Hacker News new | ask | show | jobs
by hekec 1810 days ago
On their website they say that "GitHub Copilot is a code synthesizer, not a search engine: the vast majority of the code that it suggests is uniquely generated and has never been seen before. We found that about 0.1% of the time, the suggestion may contain some snippets that are verbatim from the training set."

So it won't copypaste your code. It had just read code from open sources and learned from it - similar to what humans do. So I don't see any problem with this.

4 comments

First, it does copypaste code: https://docs.github.com/en/github/copilot/research-recitatio...

Second, we can't ignore that if someone deliberately tries to make it spit out copyrighted code, the chances are going to be much greater.

Why would anyone?

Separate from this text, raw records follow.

diff --git a/bilateral_driving_amd/graph_slots.py b/bilateral_driving_amd/graph_slots.py
--- a/bilateral_driving_amd/graph_slots.py
+++ b/bilateral_driving_amd/graph_slots.py
@@ -33,6 +33,7 @@
 
 
 BLOCK_BOUNDS = __import__("os").environ.get("BDS_BLOCK_BOUNDS", "1") == "1"
+BLOCK_KEEP = __import__("os").environ.get("BDS_BLOCK_KEEP", "1") == "1"
 GRAD_ROWS = __import__("os").environ.get("BDS_GRAD_ROWS", "1") == "1"
 SPLIT_LIST_LEN = int(__import__("os").environ.get("BDS_SPLIT_LIST_LEN", "6144"))
 
diff --git a/bilateral_driving_amd/graph_view.py b/bilateral_driving_amd/graph_view.py
--- a/bilateral_driving_amd/graph_view.py
+++ b/bilateral_driving_amd/graph_view.py
@@ -7,9 +7,9 @@
 
 from . import _lib as L
 from .dist import ROW_NAMES, FlatGradients
-from .fused_view import LIST_TILE
+from .fused_view import LIST_TILE, FrontBuffers
 from . import harness as Hn
-from .graph_slots import BLOCK_BOUNDS, GRAD_ROWS, FrameCapacities, ViewGraph, camera_centre as _camera_centre
+from .graph_slots import BLOCK_BOUNDS, BLOCK_KEEP, GRAD_ROWS, FrameCapacities, ViewGraph, camera_centre as _camera_centre
 
 
 class FrameGraph(FrameCapacities):
@@ -87,13 +87,15 @@
         self._unions = [0] * self.V
         self.split_len, self.split_cap = [0] * self.V, [0] * self.V
         self._bounds = torch.zeros((self.N + 255) // 256, 8, device=self.dev) if BLOCK_BOUNDS and self.N > 0 else None
+        self.front_bufs = [FrontBuffers() for _ in range(self.V)] if BLOCK_KEEP and self._bounds is not None else None
         self.calibrate()
         self.capture()
 
     def _view_kwargs(self, v: int) -> dict:
         kw = dict(factors=self.factors, tv_weight=self.tv_weight, caps=self.caps[v], prep_ws=self.prep_ws[v], list_tile=self.list_tile,
                   sh_degree=self.sh_degree, two_phase=True, lazy_loss=True, split_len=self.split_len[v], split_cap=self.split_cap[v],
-                  defer_epilogue=not self.overlap, block_bounds=self._bounds, row_catchup=self.row_catchup, antialiased=self.antialiased)
+                  defer_epilogue=not self.overlap, block_bounds=self._bounds, row_catchup=self.row_catchup, antialiased=self.antialiased,
+                  front_bufs=None if self.front_bufs is None else self.front_bufs[v])
         if self.fx is not None:
             kw.update(grad_sink=self.fx.static_sink(v), grid_grads=None)
             if self.dynamic:
@@ -178,6 +180,8 @@
         self.begin_graph = self.begin_graph_rest = None
         self._reprovision = False
         torch.cuda.synchronize()
+        for fb in self.front_bufs or ():
+            fb.reset()
         if self.fx is not None:
             self.fx.static_setup(self._unions)
         self._point_grads_at_flat()
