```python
class FrameEngine:
    def __init__(self, batch=1, max_points_per_frame=32768, voxel_size=synth.VOXEL_SIZE, pc_range=synth.PC_RANGE,
                 max_points_per_voxel=5, max_voxels=20000, device="cuda", post_kwargs=None, growth=None, skip_constant=True):
        self.batch, self.device = int(batch), torch.device(device)
        self.max_points = int(max_points_per_frame) * self.batch
        self.vcfg = ops.make_voxel_cfg(voxel_size, pc_range, max_points_per_voxel, max_voxels)
        self.grid_xyz = [int(self.vcfg.grid[j]) for j in range(3)]
        dev = self.device
        self.h_points = torch.zeros((self.max_points, 4), dtype=torch.float32).pin_memory()
        self.h_off = torch.zeros((self.batch + 1,), dtype=torch.int32).pin_memory()
        self.d_points = torch.zeros((self.max_points, 4), dtype=torch.float32, device=dev)
        self.d_off = torch.zeros((self.batch + 1,), dtype=torch.int32, device=dev)
        self.vox = ops.VoxelBuffers(self.vcfg, self.batch, self.max_points, dev, with_mean=True)
        self.middle = SpMiddleRunner(self.batch, self.batch * max_voxels, self.grid_xyz, 4, dev, growth=growth)
        self.neck = SSFAPlanesRunner(self.batch, (self.grid_xyz[1] // 8, self.grid_xyz[0] // 8), dev, skip_constant=skip_constant)
        self.anchors = None
        pk = dict(batch=self.batch, head_stride=SSFAPlanesRunner.HEAD_STRIDE)
        pk.update(post_kwargs or {})
        self.pcfg = ops.make_post_cfg(**pk)
        self.post = ops.PostBuffers(self.pcfg, dev)
        P = ops.post_capacity(self.pcfg)
        self.d_result = torch.zeros((self.batch, P, 8), dtype=torch.float32, device=dev)
        self.h_result = torch.zeros((self.batch, P, 8), dtype=torch.float32).pin_memory()
        self.d_meta = torch.zeros((self.batch, 8 + P), dtype=torch.int32, device=dev)
        self.h_meta = torch.zeros((self.batch, 8 + P), dtype=torch.int32).pin_memory()
        self.frustum = None
        self.graph = None
        self.graph_dev = None
        self.stream = torch.cuda.Stream(device=dev)

    def load_weights(self, middle_layers, ssfa_state, head_state, anchors, head_prefix="tasks.0."):
        self.middle.load_weights(middle_layers)
        self.neck.load_state(ssfa_state, head_state, head_prefix)
        self.anchors = torch.as_tensor(np.asarray(anchors, np.float32).reshape(-1, 7)).to(self.device).contiguous()
        assert self.anchors.shape[0] == self.pcfg.num_anchors
        self.graph = None

    def _device_pipeline(self):
        ops.voxelize(self.d_points, self.d_off, self.vox)
        head = self.sparse_and_neck()
        ops.postprocess_packed(head, self.anchors, self.frustum, self.post, self.d_result, self.d_meta,
                               self.vox.num_voxels[:self.batch], self.middle.status)

    def sparse_and_neck(self, mark=None):
        n0 = self.vox.num_voxels[self.batch:self.batch + 1]
        self.neck.info.zero_()
        self.middle.forward(self.vox.mean, self.vox.coors, n0, mark=mark, dense_planes=(self.neck.planes["x"], self.neck.info[0]))
        last = self.middle.levels[-1]
        _, head = self.neck.forward(None, mark=mark, occupancy=(last["index"], last["grid"]))
        return head

    def _step_body(self):
        self.d_points.copy_(self.h_points, non_blocking=True)
        self.d_off.copy_(self.h_off, non_blocking=True)
        self._device_pipeline()
        self.h_result.copy_(self.d_result, non_blocking=True)
        self.h_meta.copy_(self.d_meta, non_blocking=True)

    def capture(self):
        with torch.cuda.stream(self.stream):
            self._step_body()
            self.stream.synchronize()
            g = torch.cuda.CUDAGraph()
            with torch.cuda.graph(g, stream=self.stream):
                self._step_body()
        self.graph = g
        return g

    def capture_device_only(self):
        with torch.cuda.stream(self.stream):
            self._device_pipeline()
            self.stream.synchronize()
            g = torch.cuda.CUDAGraph()
            with torch.cuda.graph(g, stream=self.stream):
                self._device_pipeline()
        self.graph_dev = g
        return g

    def stage(self, clouds):
        assert len(clouds) == self.batch
        off = 0
        hp = self.h_points.numpy()
        ho = self.h_off.numpy()
        for f, c in enumerate(clouds):
            n = c.shape[0]
            if off + n > self.max_points:
                raise ValueError("point capacity exceeded")
            hp[off:off + n] = c
            ho[f] = off
            off += n
        ho[self.batch] = off
        return off

    def launch(self):
        if self.graph is not None:
            with torch.cuda.stream(self.stream):
                self.graph.replay()
        else:
            with torch.cuda.stream(self.stream):
                self._step_body()

    def results(self):
        self.stream.synchronize()
        meta = self.h_meta.numpy()
        if int(meta[:, 5].max()) != 0:
            raise RuntimeError("sparse active-site capacity exceeded (status=%d); raise `growth`" % int(meta[:, 5].max()))
        out = []
        res = self.h_result.numpy()
        for f in range(self.batch):
            k = int(meta[f, 0])
            out.append(dict(box3d_lidar=res[f, :k, :7].copy(), scores=res[f, :k, 7].copy(),
                            label_preds=np.zeros((k,), np.int64), num_voxels=int(meta[f, 4]), num_candidates=int(meta[f, 1]),
                            anchor_index=meta[f, 8:8 + k].astype(np.int64)))
        return out

    def infer(self, clouds):
        self.stage(clouds)
        self.launch()
        return self.results()
```
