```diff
@@ -322,8 +334,9 @@
                 del dy3
             else:
                 dz2, dres, fz2 = _conv_bn_bwd(r3, g, grads, want_dres=True, dres_inplace=True,
-                                              parts=pending, fuse_prev=r2, g16=True)
-            dz1, _, fz1 = _conv_bn_bwd(r2, dz2, grads, parts=fz2, fuse_prev=r1, g16=True)
+                                              parts=pending, fuse_prev=r2, g16=True, fold=True)
+            dz1, _, fz1 = _conv_bn_bwd(r2, dz2, grads, parts=fz2, fuse_prev=r1, g16=True,
+                                      fold=True)
             del dz2
             if has_ds:
                 if dyd is not None:
@@ -332,10 +345,10 @@
                 else:
                     dx, _, _ = _conv_bn_bwd(rd, dres, grads)
                 dx, _, pending = _conv_bn_bwd(r1, dz1, grads, parts=fz1, dx_out=dx, dx_beta=1.0,
-                                              fuse_prev=prev3, r16=True)
+                                              fuse_prev=prev3, r16=True, fold=True)
             else:
                 dx, _, pending = _conv_bn_bwd(r1, dz1, grads, parts=fz1, dx_out=dres, dx_beta=1.0,
-                                              fuse_prev=prev3, r16=True)
+                                              fuse_prev=prev3, r16=True, fold=True)
             del dz1, brec, dres
             g = dx
             if ready is not None:
```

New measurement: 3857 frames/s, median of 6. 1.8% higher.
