class Mlm(Head):
    vpos = False

    def cross(self, m, c, o):
        n, plan, B, L, K, Vp, H = _sizes(m, c)
        l2v_args = ("global", plan, c.txt_out, L, plan["txt_mask"], plan["lens"]["txt"], plan["txt_tokens"],
                    c.gin.out, K, plan["gmap_mask"], plan["lens"]["gmap"], plan["gmap_nodes"])
        c.l2v = n.cross_fwd_fused([l2v_args])[0] if n.xenc_ok(L, K) else n.cross_fwd(*l2v_args, dist=None)
        o["gmap_embeds"], o["gmap_attns"] = c.l2v.out, c.l2v.P

    def head(self, m, c, o, compute_loss, metrics):
        n, plan, B, L, K, Vp, H = _sizes(m, c)
        nm = plan["n_mask"]
# ... 177 lines not shown
        o.update(gmap_embeds=c.glob.out, gmap_attns=c.glob.P, vp_embeds=c.loc.out, vp_attns=c.loc.P)

    def kd_streams(self, c):
        p = c.plan
        return {"global": (c.glob.out, c.glob.P, p["K"], p["L"], c.glob.ldp, c.d_gmap, "K", "L"),
                "local": (c.loc.out, c.loc.P, p["Vp"], p["L"], c.loc.ldp, c.d_vp, None, "L")}

    def _encoders_bwd(self, m, c):
        n, plan = m.net, c.plan
        d_txt2 = c.d_txt2
        one = not getattr(c, "islands", None) and n.nodes_pano_ok(plan, gin=c.gin, vin=c.vin)
        fold = None
        if n.rbw_ok():
            (d_gin, d_vin), fold = n.cross_stacks_bwd([(c.glob, c.d_gmap, c.d_txt, c.dP_g), (c.loc, c.d_vp, c.d_txt, c.dP_l)], defer_fold=one)
        else:
            d_gin, d_vin = m._par(lambda: n.cross_bwd(c.glob, c.d_gmap, c.d_txt, c.dP_g),
                                  lambda: n.cross_bwd(c.loc, c.d_vp, d_txt2, c.dP_l))
            if one:
                fold = (c.d_txt, [d_txt2])
            else:
                O.add_(c.d_txt, d_txt2)
        if one:
            n.nodes_pano_bwd(plan, c.pano, c.gin, d_gin, c.vin, d_vin, c.d_pano, c.d_fused, add=fold)
            c.pano_head_done = True
        else:
            n.nodes_in_bwd(plan, c.gin, d_gin, c.vin, d_vin, c.d_pano, c.d_fused)


class Sap(_Glocal):
    def head(self, m, c, o, compute_loss, metrics):
        n, plan, B, L, K, Vp, H = _sizes(m, c)
        use_gate = bool(cfg_get(m.config, "glocal_fuse"))
        g1, l1_ = n.lin("global_sap_head.net.0.weight"), n.lin("local_sap_head.net.0.weight")
        with _lib.group():
            c.Yg = O.linear_fwd(c.glob.out, g1.W, g1.b, B * K, epilogue=2)
            c.Yl = O.linear_fwd(c.loc.out, l1_.W, l1_.b, B * Vp, epilogue=2)
            if use_gate:
                f1 = n.lin("sap_fuse_linear.net.0.weight")
                tmp = O.linear_fwd(c.glob.out, f1.W, None, B, lda=K * H, ldb=2 * H, K=H)
        c.g_raw = cls_tail(n, "global_sap_head.", c.Yg, B * K)
        c.l_raw = cls_tail(n, "local_sap_head.", c.Yl, B * Vp)
        if use_gate:
            c.Yf = O.linear_fwd(c.loc.out, f1.W[:, H:], f1.b, B, lda=Vp * H, ldb=2 * H, K=H, residual=tmp, epilogue=0)
            _relu(c.Yf)
            fln, f2 = n.ln("sap_fuse_linear.net.2"), n.lin("sap_fuse_linear.net.3.weight")
            c.fuse_raw = n.new(B, dtype=torch.float32)
            O.lndot_fwd(c.Yf, B, H, fln.g, fln.b, n.eps, f2.Wm, f2.b, c.fuse_raw)
        else:
            c.fuse_raw = n.zeros(B, dtype=torch.float32)
        c.use_gate = use_gate
        c.gl, c.ll, c.fl = n.new(B, K, dtype=torch.float32), n.new(B, Vp, dtype=torch.float32), n.new(B, K, dtype=torch.float32)
        c.sap_fused = bool(compute_loss and O.SAP_LOSS_FUSED and K <= 512 and Vp <= 128)
        if not c.sap_fused:
            O.sap_fuse_fwd(B, K, Vp, c.g_raw, c.l_raw, c.fuse_raw, plan["gmask"], plan["lmask"], plan["fsrc"], plan["bwmask"],
                           use_gate, c.gl, c.ll, c.fl)
        o.update(global_logits=c.gl, local_logits=c.ll, fused_logits=c.fl)

    def rows(self, plan):
        B = plan["B"]
        return [B * plan["K"], B * plan["Vp"], B * plan["L"]]

    def loss(self, m, c, o, zz, scg, kd):
        n, plan, B, L, K, Vp, H = _sizes(m, c)
        train = m.store.requires_grad
        c.d_gmap, c.d_vp, c.d_txt2 = zz(B * K, H), zz(B * Vp, H), zz(B * L, H)
        c.rows = n.new(3, B, dtype=torch.float32)
        c.dgl, c.dll, c.dfl = (n.new(B, K, dtype=torch.float32), n.new(B, Vp, dtype=torch.float32), n.new(B, K, dtype=torch.float32)) \
            if train else (None, None, None)
        ga, la = plan["global_act_labels"], plan["local_act_labels"]
        c.sap_w = c.kdrows = None
        if c.sap_fused:
            kdl = kd.kdl if kd else None
            hard = bool(kd and kdl.get("teacher_sample_hard_mining", False))
            pred = bool(kd and "predict" in kdl["kdl_tasks"])
            if hard:
                c.sap_w = n.new(B, dtype=torch.float32)
            if pred:
                c.kdrows = n.new(B, dtype=torch.float32)
            if kd:
                rwd = KD.rw_device(m, kd.rw)
            O.sap_fuse_loss(B, K, Vp, c.g_raw, c.l_raw, c.fuse_raw, plan["gmask"], plan["lmask"], plan["fsrc"], plan["bwmask"], c.use_gate,
                            c.gl, c.ll, c.fl, ga, la, scg / B, c.rows, dgl=c.dgl, dll=c.dll, dfl=c.dfl,
                            t_fused=kd.t["fused_logits"] if (hard or pred) else None,
                            w_rate=float(kdl["t_sample_preprocess_exp_decay"]) if hard else 0.0, w_out=c.sap_w,
                            T=float(kdl["kd_temperature"]) if kd else 1.0, kd_norm=(1.0 / B if hard else 1.0 / (B * K)),
                            kd_coef=kd.alpha * kd.gs if kd else 0.0, kd_coef_dev=rwd[4:5] if pred else None, kd_rows=c.kdrows)
        else:
            O.ce_rows(c.gl, B, K, K, ga, coef=scg / B, loss_row=c.rows[0], dlogits=c.dgl, ldd=K)
            O.ce_rows(c.ll, B, Vp, Vp, la, coef=scg / B, loss_row=c.rows[1], dlogits=c.dll, ldd=Vp)
            O.ce_rows(c.fl, B, K, K, ga, coef=scg / B, loss_row=c.rows[2], dlogits=c.dfl, ldd=K)
        return c.rows, None, 1.0 / B

    def kd_sample_w(self, m, c, t, kdl):
        if c.sap_w is not None:
            return c.sap_w
        n, plan = m.net, c.plan
        w = n.new(plan["B"], dtype=torch.float32)
        O.ce_rows(t["fused_logits"], plan["B"], plan["K"], plan["K"], plan["global_act_labels"], w_out=w,
                  w_rate=float(kdl["t_sample_preprocess_exp_decay"]))
        return w

    def kd_predict(self, m, c, t, T, w, coef):
        if not c.sap_fused:
            B, K = c.plan["B"], c.plan["K"]
            c.kdrows = m.net.new(B, dtype=torch.float32)
            O.kd_rows(c.fl, t["fused_logits"], B, K, K, T, w=w, norm=(1.0 / B if w is not None else 1.0 / (B * K)),
                      coef=coef[0], coef_dev=coef[1], loss_row=c.kdrows, ds=c.dfl, accumulate=True)
        return c.kdrows

    def backward(self, m, c):
        n, plan, B, L, K, Vp, H = _sizes(m, c)
        dg, dl, df = n.new(B, K, dtype=torch.float32), n.new(B, Vp, dtype=torch.float32), n.new(B, dtype=torch.float32)
        O.sap_fuse_bwd(B, K, Vp, c.g_raw, c.l_raw, c.fuse_raw, plan["gmask"], plan["lmask"], plan["fsrc"], plan["bwmask"],
                       c.use_gate, c.dgl, c.dll, c.dfl, dg, dl, df)
        heads = []
        for prefix, X, Y, dlogit, M, d_acc in (("global_sap_head.", c.glob.out, c.Yg, dg, B * K, c.d_gmap),
                                               ("local_sap_head.", c.loc.out, c.Yl, dl, B * Vp, c.d_vp)):
            l1, ln, l2 = n.lin(prefix + "net.0.weight"), n.ln(prefix + "net.2"), n.lin(prefix + "net.3.weight")
            dZh = n.new(M, H)
            O.lndot_bwd(Y, M, H, ln.g, ln.b, n.eps, l2.Wm, dlogit, dZh, ln.dg, ln.db, l2.dW, l2.db)
            O.linear_dw(dZh, X, l1.dW, l1.db, M)
            heads.append((dZh, l1, M, d_acc))
        with _lib.group():
            for dZh, l1, M, d_acc in heads:
                O.linear_dx(dZh, l1.W, M, out=d_acc, residual=d_acc)
        if c.use_gate:
            gate_fuse_bwd(n, "", c, df, B, K, Vp, c.d_gmap, c.d_vp, grouped=True)
        self._encoders_bwd(m, c)

    def metrics(self, m, c, block, temperature):
        plan = c.plan
        B, K, Vp = plan["B"], plan["K"], plan["Vp"]
        ga, la = plan["global_act_labels"], plan["local_act_labels"]
        for slot, (x, N, lab) in enumerate(((c.gl, K, ga), (c.ll, Vp, la), (c.fl, K, ga))):
            O.eval_accum(*O.eval_rows(x, B, N, N, labels=lab), B, block, slot)

    def result(self, m, c, o, batch):
        return dict(global_logits=c.gl, local_logits=c.ll, fused_logits=c.fl,
                    global_act_labels=m._dev(batch["global_act_labels"]), local_act_labels=m._dev(batch["local_act_labels"]))
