-          const uint32_t j = seg_slot(seg.nseg, sg, n_out + wave_prefix(m));
-          st_stream(&sout.rayO[j], vec4{g.hitPos.x, g.hitPos.y, g.hitPos.z, bo.next_pdf});
-          st_stream(&sout.rayD[j], vec4{bo.next_d.x, bo.next_d.y, bo.next_d.z, u2f((bo.dim & kMetaDimMask) | (bo.next_specular ? kMetaSpecular : 0u) | (meta & ~(kMetaDimMask | kMetaSpecular)))});
-          st_stream(&sout.att[j], vec4{bo.next_att.x, bo.next_att.y, bo.next_att.z, u2f(in.offset)});
-        }
-        c_alive = (uint32_t)__popcll(m);
-      }
-      const unsigned long long mh = __ballot(has);
-      if (mh) {
-        const int src = __builtin_ctzll(mh);
-        n_shadow += (uint32_t)__builtin_amdgcn_readlane((int)c_shadow, src);
-        n_out += (uint32_t)__builtin_amdgcn_readlane((int)c_alive, src);
-        shaded += (uint32_t)__popcll(mh);
-      }
-    }
-    if (lane == 0) {
-      seg.active[cur ^ 1][sg] = n_out;
-      seg.shadow[sg] = n_shadow;
-      if (poisoned_now) seg.poison[sg] = 1u;
-      seg.shade_cost[(size_t)bounce * seg.nseg + sg] = (uint32_t)(wall_clock64() - seg_t0) + 1u;
-    }
-    total_out += n_out;
-    total_shadow += n_shadow;
-    uint32_t next = 0;
-    if (lane == 0) next = wave_count() + atomicAdd(&ctr->work_shade[bounce], 1u);
-    claim = __builtin_amdgcn_readfirstlane(next);
-  }
-  if (lane == 0) {
-    WaveStats& ws = seg.stats[wave_index()];
-    ws.closest += total_out;
-    ws.shadow += total_shadow;
-    ws.shaded += shaded;
-  }
-  PT_TAIL_END(1)
-}
 
 template <bool COUNT, bool TWO, bool W6 = false>
 __global__ void __launch_bounds__(TWO ? kTraceBlock2 : kBlock, TWO ? PT_TWO_BLOCKS_PER_CU : PT_SHADOW_WAVES)
@@ -929,12 +673,6 @@
   else
     hipLaunchKernelGGL((k_trace_closest<false, false>), dim3(grid), dim3(kBlock), 0, s, S, st, hit, seg, cur, ctr, bounce, spill, hitlog, log_stride);
 }
-uint32_t shade_block_threads() { return kShadeBlock; }
-uint32_t shade_blocks_per_cu() { return (PT_SHADE_WAVES * 4 * 64) / PT_SHADE_BLOCK; }
-void launch_shade(hipStream_t s, uint32_t grid, const DeviceScene* S, PathState sin, PathState sout, const vec4* hit,
-                  ShadowQueue sq, vec4* Lbuf, Segments seg, uint32_t cur, BatchCounters* ctr, uint32_t bounce) {
-  hipLaunchKernelGGL(k_shade, dim3(grid), dim3(kShadeBlock), 0, s, S, sin, sout, hit, sq, Lbuf, seg, cur, ctr, bounce);
-}
 void launch_trace_shadow(hipStream_t s, uint32_t grid, const DeviceScene& S, ShadowQueue sq, vec4* Lbuf, Segments seg,
                          BatchCounters* ctr, uint32_t bounce, uint32_t* spill, bool count) {
   if (S.two_level) {
diff --git a/platinum_amd/csrc/kernels_wave.h b/platinum_amd/csrc/kernels_wave.h
--- /dev/null
+++ b/platinum_amd/csrc/kernels_wave.h
@@ -0,0 +1,48 @@
+#pragma once
+#include <hip/hip_runtime.h>
+
+#include "kernels.h"
+
+namespace pt {
+
+__device__ __forceinline__ vec4 ld_stream(const vec4* p) {
+  using f4 = __attribute__((ext_vector_type(4))) float;
+  const f4 v = __builtin_nontemporal_load((const f4*)p);
+  return vec4{v.x, v.y, v.z, v.w};
+}
+__device__ __forceinline__ uint32_t ld_stream(const uint32_t* p) { return __builtin_nontemporal_load(p); }
+__device__ __forceinline__ void st_stream(vec4* p, vec4 v) {
+  using f4 = __attribute__((ext_vector_type(4))) float;
+  __builtin_nontemporal_store(f4{v.x, v.y, v.z, v.w}, (f4*)p);
+}
+__device__ __forceinline__ void st_stream(uint32_t* p, uint32_t v) { __builtin_nontemporal_store(v, p); }
+
+__device__ __forceinline__ uint32_t wave_prefix(unsigned long long mask) {
+  return __builtin_amdgcn_mbcnt_hi((uint32_t)(mask >> 32), __builtin_amdgcn_mbcnt_lo((uint32_t)mask, 0u));
+}
+__device__ __forceinline__ uint32_t wave_sum(uint32_t v) {
+  for (int off = 32; off > 0; off >>= 1) v += __shfl_xor(v, off, 64);
+  return v;
+}
+__device__ __forceinline__ uint32_t wave_index() { return blockIdx.x * (blockDim.x >> 6) + (threadIdx.x >> 6); }
+__device__ __forceinline__ uint32_t wave_count() { return gridDim.x * (blockDim.x >> 6); }
+#ifdef PT_TAIL_PROBE
+#define PT_TAIL_BEGIN const unsigned long long tail_t0 = wall_clock64(); unsigned long long tail_take = 0, tail_setup = 0, tail_ta = 0;
+#define PT_TAIL_T(acc) { const unsigned long long tb_ = wall_clock64(); acc += tb_ - tail_ta; tail_ta = tb_; }
+#define PT_TAIL_MARK tail_ta = wall_clock64();
+#define PT_TAIL_END(kind)                                                                                         \
+  if (wave_lane() == 0 && bounce < 16u) {                                                                           \
+    const unsigned long long t1 = wall_clock64();                                                                   \
+    atomicMax(&ctr->tail_end_max[kind][bounce], t1); atomicAdd(&ctr->tail_end_sum[kind][bounce], t1);              \
+    atomicMax(&ctr->tail_start_inv[kind][bounce], ~tail_t0); atomicAdd(&ctr->tail_waves[kind][bounce], 1ull);     \
+    atomicAdd(&ctr->tail_take[kind][bounce], tail_take); atomicAdd(&ctr->tail_setup[kind][bounce], tail_setup);     \
+    atomicAdd(&ctr->tail_busy[kind][bounce], t1 - tail_t0);                                                         \
+  }
+#else
+#define PT_TAIL_BEGIN
+#define PT_TAIL_END(kind)
+#define PT_TAIL_T(acc)
+#define PT_TAIL_MARK
+#endif
+
+}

Plausible deniability: "I didn't copy this GPL procedure, the copilot gave it to me!"

GitHub has 56 million users as of September 2020 (according to Wikipedia). Let's assume that only 1 million of them use Copilot at an average of once a week.

That means that every week, there will be 1000 verbatim copypaste of code by Copilot. Then multiply that by a year or more as Copilot gets older.

0.1% may not seem like a lot, but at the scale of Internet companies, it always is.

> So it won't copypaste your code.

You might want to check out this video...

https://twitter.com/mitsuhiko/status/1410886329924194309

> the vast majority of the code that it suggests is uniquely generated and has never been seen before.

Original code in somebody's GitHub repo:

  int x = y + z;
Copilot code:

  int Eisaa7ha = Wu8iazo7 + Roh0Eesh;
Not copy pasted! Uniquely generated! Never before seen!